Records from a dataset
▬▬▬▬▬▬

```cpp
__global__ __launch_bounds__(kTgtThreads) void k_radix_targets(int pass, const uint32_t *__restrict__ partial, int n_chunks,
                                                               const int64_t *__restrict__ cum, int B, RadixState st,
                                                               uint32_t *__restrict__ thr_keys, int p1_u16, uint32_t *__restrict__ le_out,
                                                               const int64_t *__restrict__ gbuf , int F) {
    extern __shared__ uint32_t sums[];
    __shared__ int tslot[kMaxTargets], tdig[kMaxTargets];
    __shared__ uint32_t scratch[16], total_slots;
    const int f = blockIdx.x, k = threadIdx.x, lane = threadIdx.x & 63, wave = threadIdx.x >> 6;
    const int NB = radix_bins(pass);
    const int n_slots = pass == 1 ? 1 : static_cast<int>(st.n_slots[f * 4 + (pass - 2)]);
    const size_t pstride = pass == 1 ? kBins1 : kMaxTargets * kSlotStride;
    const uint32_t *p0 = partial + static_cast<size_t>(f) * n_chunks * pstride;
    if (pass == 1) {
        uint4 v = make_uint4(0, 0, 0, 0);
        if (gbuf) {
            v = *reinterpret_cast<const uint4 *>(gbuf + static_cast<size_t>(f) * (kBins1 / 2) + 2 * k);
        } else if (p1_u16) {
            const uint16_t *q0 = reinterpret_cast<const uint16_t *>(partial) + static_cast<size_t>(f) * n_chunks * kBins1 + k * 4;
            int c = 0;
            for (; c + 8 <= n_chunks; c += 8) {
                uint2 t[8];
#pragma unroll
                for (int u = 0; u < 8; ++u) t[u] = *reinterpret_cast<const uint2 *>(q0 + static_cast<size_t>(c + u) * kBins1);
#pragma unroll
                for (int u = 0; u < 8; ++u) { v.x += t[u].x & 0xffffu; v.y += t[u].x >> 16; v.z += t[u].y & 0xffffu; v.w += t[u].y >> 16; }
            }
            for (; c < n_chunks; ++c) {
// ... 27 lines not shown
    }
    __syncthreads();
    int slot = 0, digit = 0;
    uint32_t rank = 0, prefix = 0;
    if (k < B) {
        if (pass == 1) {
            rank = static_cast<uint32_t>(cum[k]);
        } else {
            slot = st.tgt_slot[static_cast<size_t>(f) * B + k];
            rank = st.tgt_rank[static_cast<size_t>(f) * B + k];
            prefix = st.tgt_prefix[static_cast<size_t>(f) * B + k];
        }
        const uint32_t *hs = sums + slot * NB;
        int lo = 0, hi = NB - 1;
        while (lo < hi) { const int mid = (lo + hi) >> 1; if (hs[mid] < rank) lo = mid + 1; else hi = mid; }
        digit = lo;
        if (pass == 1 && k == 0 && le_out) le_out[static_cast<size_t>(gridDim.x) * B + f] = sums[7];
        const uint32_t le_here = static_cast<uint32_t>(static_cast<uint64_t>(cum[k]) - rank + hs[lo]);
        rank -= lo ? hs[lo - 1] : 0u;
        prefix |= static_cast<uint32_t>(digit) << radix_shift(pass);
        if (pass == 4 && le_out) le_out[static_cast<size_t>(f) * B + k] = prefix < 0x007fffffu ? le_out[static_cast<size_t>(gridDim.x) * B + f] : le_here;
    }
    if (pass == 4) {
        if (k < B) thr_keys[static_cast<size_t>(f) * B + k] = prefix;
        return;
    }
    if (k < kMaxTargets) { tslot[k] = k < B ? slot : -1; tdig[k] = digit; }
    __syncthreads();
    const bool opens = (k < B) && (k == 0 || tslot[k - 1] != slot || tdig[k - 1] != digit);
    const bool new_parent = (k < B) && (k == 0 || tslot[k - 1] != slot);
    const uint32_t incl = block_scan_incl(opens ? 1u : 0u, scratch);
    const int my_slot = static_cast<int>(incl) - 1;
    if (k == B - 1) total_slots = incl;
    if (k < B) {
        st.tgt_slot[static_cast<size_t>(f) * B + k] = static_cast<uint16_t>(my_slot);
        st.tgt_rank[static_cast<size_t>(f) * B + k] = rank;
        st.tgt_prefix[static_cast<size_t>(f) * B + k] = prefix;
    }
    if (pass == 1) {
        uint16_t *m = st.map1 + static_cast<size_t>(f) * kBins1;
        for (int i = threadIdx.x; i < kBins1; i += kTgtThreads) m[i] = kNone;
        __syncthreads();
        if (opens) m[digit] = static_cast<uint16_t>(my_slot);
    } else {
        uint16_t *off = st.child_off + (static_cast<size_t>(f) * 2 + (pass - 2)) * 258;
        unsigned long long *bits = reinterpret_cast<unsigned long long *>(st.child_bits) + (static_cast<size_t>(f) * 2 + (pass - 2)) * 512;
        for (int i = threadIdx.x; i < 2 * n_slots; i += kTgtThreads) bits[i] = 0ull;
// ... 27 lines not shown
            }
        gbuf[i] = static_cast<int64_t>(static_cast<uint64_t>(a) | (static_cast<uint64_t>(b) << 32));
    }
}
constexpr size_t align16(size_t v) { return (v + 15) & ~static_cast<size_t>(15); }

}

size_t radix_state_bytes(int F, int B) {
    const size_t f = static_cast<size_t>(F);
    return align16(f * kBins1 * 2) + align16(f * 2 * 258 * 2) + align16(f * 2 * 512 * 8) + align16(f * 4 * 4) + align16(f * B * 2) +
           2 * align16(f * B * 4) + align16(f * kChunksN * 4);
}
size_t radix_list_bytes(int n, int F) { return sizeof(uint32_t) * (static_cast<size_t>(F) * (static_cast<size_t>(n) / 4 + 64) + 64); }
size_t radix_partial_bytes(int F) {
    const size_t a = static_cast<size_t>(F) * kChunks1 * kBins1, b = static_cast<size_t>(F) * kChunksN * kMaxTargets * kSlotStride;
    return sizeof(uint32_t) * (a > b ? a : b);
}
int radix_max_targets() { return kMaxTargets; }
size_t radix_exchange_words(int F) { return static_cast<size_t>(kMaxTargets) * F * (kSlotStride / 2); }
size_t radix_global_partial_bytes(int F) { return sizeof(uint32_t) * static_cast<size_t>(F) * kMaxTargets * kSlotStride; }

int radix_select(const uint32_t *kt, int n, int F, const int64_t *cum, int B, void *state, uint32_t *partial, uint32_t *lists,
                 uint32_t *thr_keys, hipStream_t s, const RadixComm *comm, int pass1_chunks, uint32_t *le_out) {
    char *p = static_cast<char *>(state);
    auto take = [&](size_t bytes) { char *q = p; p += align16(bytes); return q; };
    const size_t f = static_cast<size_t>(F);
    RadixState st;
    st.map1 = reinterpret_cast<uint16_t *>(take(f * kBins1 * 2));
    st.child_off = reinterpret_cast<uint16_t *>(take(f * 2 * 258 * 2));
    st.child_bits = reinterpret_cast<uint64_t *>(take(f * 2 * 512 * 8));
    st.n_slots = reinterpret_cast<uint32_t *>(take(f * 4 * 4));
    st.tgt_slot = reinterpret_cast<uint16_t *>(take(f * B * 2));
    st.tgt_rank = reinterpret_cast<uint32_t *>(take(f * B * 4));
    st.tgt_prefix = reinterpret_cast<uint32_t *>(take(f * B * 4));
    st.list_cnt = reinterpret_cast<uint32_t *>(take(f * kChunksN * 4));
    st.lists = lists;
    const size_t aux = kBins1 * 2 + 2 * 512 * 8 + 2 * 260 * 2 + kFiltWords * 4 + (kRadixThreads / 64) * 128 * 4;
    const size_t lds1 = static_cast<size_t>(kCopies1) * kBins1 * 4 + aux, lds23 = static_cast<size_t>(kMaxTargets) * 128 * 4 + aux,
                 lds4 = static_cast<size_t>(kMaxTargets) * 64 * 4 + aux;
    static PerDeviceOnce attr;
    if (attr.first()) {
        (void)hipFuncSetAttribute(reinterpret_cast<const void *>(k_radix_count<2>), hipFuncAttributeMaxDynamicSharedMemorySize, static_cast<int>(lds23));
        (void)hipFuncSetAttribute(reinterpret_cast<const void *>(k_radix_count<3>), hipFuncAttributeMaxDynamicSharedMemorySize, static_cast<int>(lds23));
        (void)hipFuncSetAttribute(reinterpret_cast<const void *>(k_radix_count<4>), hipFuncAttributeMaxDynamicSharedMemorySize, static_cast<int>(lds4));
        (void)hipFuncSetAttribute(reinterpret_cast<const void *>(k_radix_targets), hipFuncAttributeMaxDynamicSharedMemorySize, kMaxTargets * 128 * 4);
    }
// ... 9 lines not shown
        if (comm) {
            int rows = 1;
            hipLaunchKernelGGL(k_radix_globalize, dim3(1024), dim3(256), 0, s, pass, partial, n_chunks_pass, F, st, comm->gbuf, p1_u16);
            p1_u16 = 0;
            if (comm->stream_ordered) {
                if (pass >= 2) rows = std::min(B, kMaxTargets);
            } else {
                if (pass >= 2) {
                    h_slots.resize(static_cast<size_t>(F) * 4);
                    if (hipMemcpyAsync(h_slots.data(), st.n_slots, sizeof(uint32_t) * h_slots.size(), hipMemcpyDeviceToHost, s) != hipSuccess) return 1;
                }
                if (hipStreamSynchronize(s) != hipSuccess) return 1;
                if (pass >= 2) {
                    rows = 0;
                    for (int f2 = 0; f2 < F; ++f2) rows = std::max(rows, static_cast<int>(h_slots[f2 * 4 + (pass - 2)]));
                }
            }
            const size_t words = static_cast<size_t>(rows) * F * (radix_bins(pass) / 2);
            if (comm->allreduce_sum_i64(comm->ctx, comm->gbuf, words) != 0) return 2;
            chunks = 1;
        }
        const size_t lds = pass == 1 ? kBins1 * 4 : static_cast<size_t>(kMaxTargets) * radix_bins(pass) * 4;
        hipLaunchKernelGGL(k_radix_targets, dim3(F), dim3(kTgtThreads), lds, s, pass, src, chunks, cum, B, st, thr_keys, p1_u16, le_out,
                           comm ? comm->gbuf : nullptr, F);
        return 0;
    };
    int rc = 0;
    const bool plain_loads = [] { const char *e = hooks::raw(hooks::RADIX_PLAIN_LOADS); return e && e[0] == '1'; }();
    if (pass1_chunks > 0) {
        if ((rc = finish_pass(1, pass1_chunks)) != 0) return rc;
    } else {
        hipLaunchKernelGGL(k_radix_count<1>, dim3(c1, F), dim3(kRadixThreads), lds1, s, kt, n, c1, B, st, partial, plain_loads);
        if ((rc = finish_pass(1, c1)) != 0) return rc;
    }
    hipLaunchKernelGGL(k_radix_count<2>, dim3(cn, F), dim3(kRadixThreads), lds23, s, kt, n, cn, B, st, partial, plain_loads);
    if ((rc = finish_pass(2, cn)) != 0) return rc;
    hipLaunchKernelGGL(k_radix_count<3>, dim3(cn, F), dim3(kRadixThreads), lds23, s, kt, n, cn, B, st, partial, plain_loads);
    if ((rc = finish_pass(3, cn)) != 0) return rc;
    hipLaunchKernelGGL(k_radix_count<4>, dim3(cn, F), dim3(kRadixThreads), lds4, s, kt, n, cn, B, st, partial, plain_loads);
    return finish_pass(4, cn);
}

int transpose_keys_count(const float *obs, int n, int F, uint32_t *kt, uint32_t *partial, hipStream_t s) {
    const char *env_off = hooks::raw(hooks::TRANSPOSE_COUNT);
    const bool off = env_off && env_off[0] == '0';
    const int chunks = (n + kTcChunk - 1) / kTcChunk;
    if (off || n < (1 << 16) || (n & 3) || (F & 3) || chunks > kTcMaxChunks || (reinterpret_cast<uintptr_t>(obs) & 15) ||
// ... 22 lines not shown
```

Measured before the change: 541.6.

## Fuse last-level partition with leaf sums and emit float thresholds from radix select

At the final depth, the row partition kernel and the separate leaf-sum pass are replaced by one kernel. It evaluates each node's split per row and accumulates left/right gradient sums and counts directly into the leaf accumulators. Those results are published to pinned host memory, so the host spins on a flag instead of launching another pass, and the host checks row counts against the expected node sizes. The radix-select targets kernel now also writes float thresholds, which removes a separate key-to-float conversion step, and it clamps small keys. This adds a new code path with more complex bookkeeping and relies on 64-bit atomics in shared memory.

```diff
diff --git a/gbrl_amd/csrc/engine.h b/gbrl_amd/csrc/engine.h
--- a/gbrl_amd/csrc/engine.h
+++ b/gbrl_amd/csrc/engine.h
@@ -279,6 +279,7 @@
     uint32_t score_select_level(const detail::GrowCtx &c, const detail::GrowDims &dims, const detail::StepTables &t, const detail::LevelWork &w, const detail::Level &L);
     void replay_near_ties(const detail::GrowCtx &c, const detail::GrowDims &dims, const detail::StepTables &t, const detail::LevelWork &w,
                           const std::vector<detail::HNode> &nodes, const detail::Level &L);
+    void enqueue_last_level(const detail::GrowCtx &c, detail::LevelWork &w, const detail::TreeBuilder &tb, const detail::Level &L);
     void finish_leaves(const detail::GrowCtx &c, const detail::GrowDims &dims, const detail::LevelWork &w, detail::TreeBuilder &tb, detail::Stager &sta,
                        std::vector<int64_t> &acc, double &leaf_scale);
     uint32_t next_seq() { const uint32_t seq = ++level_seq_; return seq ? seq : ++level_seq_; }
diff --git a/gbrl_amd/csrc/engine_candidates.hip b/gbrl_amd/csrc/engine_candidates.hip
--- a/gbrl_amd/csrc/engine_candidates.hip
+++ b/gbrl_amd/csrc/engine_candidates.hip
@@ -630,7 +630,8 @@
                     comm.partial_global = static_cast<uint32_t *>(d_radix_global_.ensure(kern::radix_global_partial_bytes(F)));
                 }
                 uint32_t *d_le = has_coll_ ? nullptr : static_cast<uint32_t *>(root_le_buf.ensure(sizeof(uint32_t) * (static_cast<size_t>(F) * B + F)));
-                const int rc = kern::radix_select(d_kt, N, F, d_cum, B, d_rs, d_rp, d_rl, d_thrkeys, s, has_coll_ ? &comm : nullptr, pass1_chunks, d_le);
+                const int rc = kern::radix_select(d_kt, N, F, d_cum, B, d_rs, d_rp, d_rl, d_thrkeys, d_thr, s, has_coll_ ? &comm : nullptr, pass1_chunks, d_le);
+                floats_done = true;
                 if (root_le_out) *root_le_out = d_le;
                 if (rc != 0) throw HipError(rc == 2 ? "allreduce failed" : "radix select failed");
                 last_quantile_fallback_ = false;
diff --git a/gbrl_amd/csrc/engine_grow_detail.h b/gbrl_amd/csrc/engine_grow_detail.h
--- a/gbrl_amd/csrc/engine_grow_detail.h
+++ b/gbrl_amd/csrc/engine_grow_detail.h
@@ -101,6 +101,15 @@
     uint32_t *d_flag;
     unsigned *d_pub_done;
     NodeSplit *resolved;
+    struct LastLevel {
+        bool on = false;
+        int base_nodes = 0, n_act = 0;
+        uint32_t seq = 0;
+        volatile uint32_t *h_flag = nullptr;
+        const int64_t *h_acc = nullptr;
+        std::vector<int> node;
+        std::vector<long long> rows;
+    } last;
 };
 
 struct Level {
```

▬▬▬▬▬▬

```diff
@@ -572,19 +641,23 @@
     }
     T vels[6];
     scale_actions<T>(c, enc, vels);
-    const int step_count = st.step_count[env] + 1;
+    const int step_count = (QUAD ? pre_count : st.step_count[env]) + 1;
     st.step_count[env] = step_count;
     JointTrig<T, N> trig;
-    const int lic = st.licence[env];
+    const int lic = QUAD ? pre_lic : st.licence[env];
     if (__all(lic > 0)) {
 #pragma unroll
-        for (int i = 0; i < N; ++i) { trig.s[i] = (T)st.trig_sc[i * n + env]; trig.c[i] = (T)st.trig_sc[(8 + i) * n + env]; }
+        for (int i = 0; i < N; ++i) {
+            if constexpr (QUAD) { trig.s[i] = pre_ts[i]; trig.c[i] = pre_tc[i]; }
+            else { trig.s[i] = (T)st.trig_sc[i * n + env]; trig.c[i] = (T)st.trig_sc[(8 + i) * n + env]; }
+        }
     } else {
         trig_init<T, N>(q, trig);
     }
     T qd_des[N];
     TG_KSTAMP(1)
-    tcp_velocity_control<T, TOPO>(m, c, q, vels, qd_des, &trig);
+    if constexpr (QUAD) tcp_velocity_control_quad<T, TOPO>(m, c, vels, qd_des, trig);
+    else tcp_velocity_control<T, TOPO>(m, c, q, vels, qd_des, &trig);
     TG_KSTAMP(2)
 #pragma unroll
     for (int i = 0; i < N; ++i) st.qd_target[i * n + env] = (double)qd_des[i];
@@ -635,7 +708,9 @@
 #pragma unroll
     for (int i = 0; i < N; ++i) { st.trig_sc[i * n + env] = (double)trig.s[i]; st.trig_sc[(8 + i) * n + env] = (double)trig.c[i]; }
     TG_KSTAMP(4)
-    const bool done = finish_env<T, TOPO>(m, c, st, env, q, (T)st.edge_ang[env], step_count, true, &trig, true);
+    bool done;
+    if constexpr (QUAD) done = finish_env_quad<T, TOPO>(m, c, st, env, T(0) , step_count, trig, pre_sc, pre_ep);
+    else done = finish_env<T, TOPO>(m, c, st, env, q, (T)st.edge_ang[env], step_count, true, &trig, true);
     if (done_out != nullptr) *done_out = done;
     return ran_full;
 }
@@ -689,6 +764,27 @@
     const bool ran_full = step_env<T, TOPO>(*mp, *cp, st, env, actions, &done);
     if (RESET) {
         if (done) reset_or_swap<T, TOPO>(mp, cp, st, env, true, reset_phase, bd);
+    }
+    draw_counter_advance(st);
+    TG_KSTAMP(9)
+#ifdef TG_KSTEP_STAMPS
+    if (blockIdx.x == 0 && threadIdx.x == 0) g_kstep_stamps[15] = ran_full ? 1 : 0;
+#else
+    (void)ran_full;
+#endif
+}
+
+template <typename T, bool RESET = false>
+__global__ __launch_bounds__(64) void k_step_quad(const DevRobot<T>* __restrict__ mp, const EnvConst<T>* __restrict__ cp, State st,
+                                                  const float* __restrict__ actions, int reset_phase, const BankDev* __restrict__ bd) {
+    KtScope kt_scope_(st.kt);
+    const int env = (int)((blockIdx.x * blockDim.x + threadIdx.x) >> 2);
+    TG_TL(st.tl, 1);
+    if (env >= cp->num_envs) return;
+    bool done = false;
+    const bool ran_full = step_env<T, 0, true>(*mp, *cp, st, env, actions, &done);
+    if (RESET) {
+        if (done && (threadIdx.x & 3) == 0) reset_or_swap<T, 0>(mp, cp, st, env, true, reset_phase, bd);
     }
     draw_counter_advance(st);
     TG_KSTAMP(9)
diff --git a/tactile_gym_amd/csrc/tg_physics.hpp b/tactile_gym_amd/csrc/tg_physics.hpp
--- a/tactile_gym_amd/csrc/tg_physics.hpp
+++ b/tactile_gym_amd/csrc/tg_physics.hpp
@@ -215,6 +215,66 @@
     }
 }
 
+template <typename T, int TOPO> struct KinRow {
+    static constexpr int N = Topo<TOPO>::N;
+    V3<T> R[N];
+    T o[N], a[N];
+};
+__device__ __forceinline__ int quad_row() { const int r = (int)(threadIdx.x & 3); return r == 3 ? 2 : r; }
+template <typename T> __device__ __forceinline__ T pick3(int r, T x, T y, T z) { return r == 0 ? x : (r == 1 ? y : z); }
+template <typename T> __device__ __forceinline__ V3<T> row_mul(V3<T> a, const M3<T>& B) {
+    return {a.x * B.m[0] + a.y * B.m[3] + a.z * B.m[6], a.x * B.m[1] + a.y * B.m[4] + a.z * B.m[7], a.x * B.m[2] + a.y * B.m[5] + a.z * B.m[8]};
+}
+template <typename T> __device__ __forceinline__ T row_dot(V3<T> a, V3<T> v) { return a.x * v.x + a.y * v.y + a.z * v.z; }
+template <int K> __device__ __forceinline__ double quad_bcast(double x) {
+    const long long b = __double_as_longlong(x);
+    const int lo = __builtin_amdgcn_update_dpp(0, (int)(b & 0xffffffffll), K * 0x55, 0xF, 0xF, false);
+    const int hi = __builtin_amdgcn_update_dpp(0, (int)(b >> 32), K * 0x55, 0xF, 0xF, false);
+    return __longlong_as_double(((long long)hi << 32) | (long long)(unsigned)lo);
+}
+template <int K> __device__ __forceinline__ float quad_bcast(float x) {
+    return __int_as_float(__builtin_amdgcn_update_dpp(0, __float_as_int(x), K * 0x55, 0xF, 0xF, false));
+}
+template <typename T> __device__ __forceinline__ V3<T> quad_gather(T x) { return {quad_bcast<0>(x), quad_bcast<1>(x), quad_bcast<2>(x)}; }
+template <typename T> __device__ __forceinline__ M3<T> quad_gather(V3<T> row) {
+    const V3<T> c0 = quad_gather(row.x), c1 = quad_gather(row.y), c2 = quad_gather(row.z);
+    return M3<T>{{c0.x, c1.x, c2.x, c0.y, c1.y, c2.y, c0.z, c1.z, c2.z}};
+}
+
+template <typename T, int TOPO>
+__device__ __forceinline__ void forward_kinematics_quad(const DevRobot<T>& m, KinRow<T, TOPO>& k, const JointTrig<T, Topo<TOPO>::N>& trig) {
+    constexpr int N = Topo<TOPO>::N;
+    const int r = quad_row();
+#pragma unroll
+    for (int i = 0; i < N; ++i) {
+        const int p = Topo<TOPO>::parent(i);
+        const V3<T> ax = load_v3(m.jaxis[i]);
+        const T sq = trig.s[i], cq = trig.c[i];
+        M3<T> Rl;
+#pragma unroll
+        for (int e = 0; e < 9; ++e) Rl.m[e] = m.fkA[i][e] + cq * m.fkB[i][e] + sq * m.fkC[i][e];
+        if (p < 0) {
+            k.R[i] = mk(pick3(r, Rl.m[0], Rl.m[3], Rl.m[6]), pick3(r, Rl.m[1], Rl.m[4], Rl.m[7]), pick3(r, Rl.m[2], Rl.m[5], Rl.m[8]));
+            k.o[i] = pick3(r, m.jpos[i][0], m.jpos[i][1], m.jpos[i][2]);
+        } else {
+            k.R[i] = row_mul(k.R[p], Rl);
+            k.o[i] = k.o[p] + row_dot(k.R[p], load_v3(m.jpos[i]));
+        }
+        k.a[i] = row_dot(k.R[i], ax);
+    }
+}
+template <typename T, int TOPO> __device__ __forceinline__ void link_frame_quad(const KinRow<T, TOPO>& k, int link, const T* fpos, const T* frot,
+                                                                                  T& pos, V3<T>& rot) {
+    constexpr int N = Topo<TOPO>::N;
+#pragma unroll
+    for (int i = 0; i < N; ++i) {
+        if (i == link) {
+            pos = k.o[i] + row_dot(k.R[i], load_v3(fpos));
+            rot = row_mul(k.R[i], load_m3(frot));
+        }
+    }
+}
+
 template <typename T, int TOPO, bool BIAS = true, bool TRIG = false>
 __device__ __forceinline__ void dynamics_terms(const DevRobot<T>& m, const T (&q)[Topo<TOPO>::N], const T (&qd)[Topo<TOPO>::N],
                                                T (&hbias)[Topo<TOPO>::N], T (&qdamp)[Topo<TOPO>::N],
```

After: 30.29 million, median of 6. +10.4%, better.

▬▬▬▬▬▬

WHAT IS EXPECTED:
From the entries above, show each line that includes the string "GrowCtx".

PROBLEM SOLUTION:
     uint32_t score_select_level(const detail::GrowCtx &c, const detail::GrowDims &dims, const detail::StepTables &t, const detail::LevelWork &w, const detail::Level &L);
     void replay_near_ties(const detail::GrowCtx &c, const detail::GrowDims &dims, const detail::StepTables &t, const detail::LevelWork &w,
+    void enqueue_last_level(const detail::GrowCtx &c, detail::LevelWork &w, const detail::TreeBuilder &tb, const detail::Level &L);
     void finish_leaves(const detail::GrowCtx &c, const detail::GrowDims &dims, const detail::LevelWork &w, detail::TreeBuilder &tb, detail::Stager &sta,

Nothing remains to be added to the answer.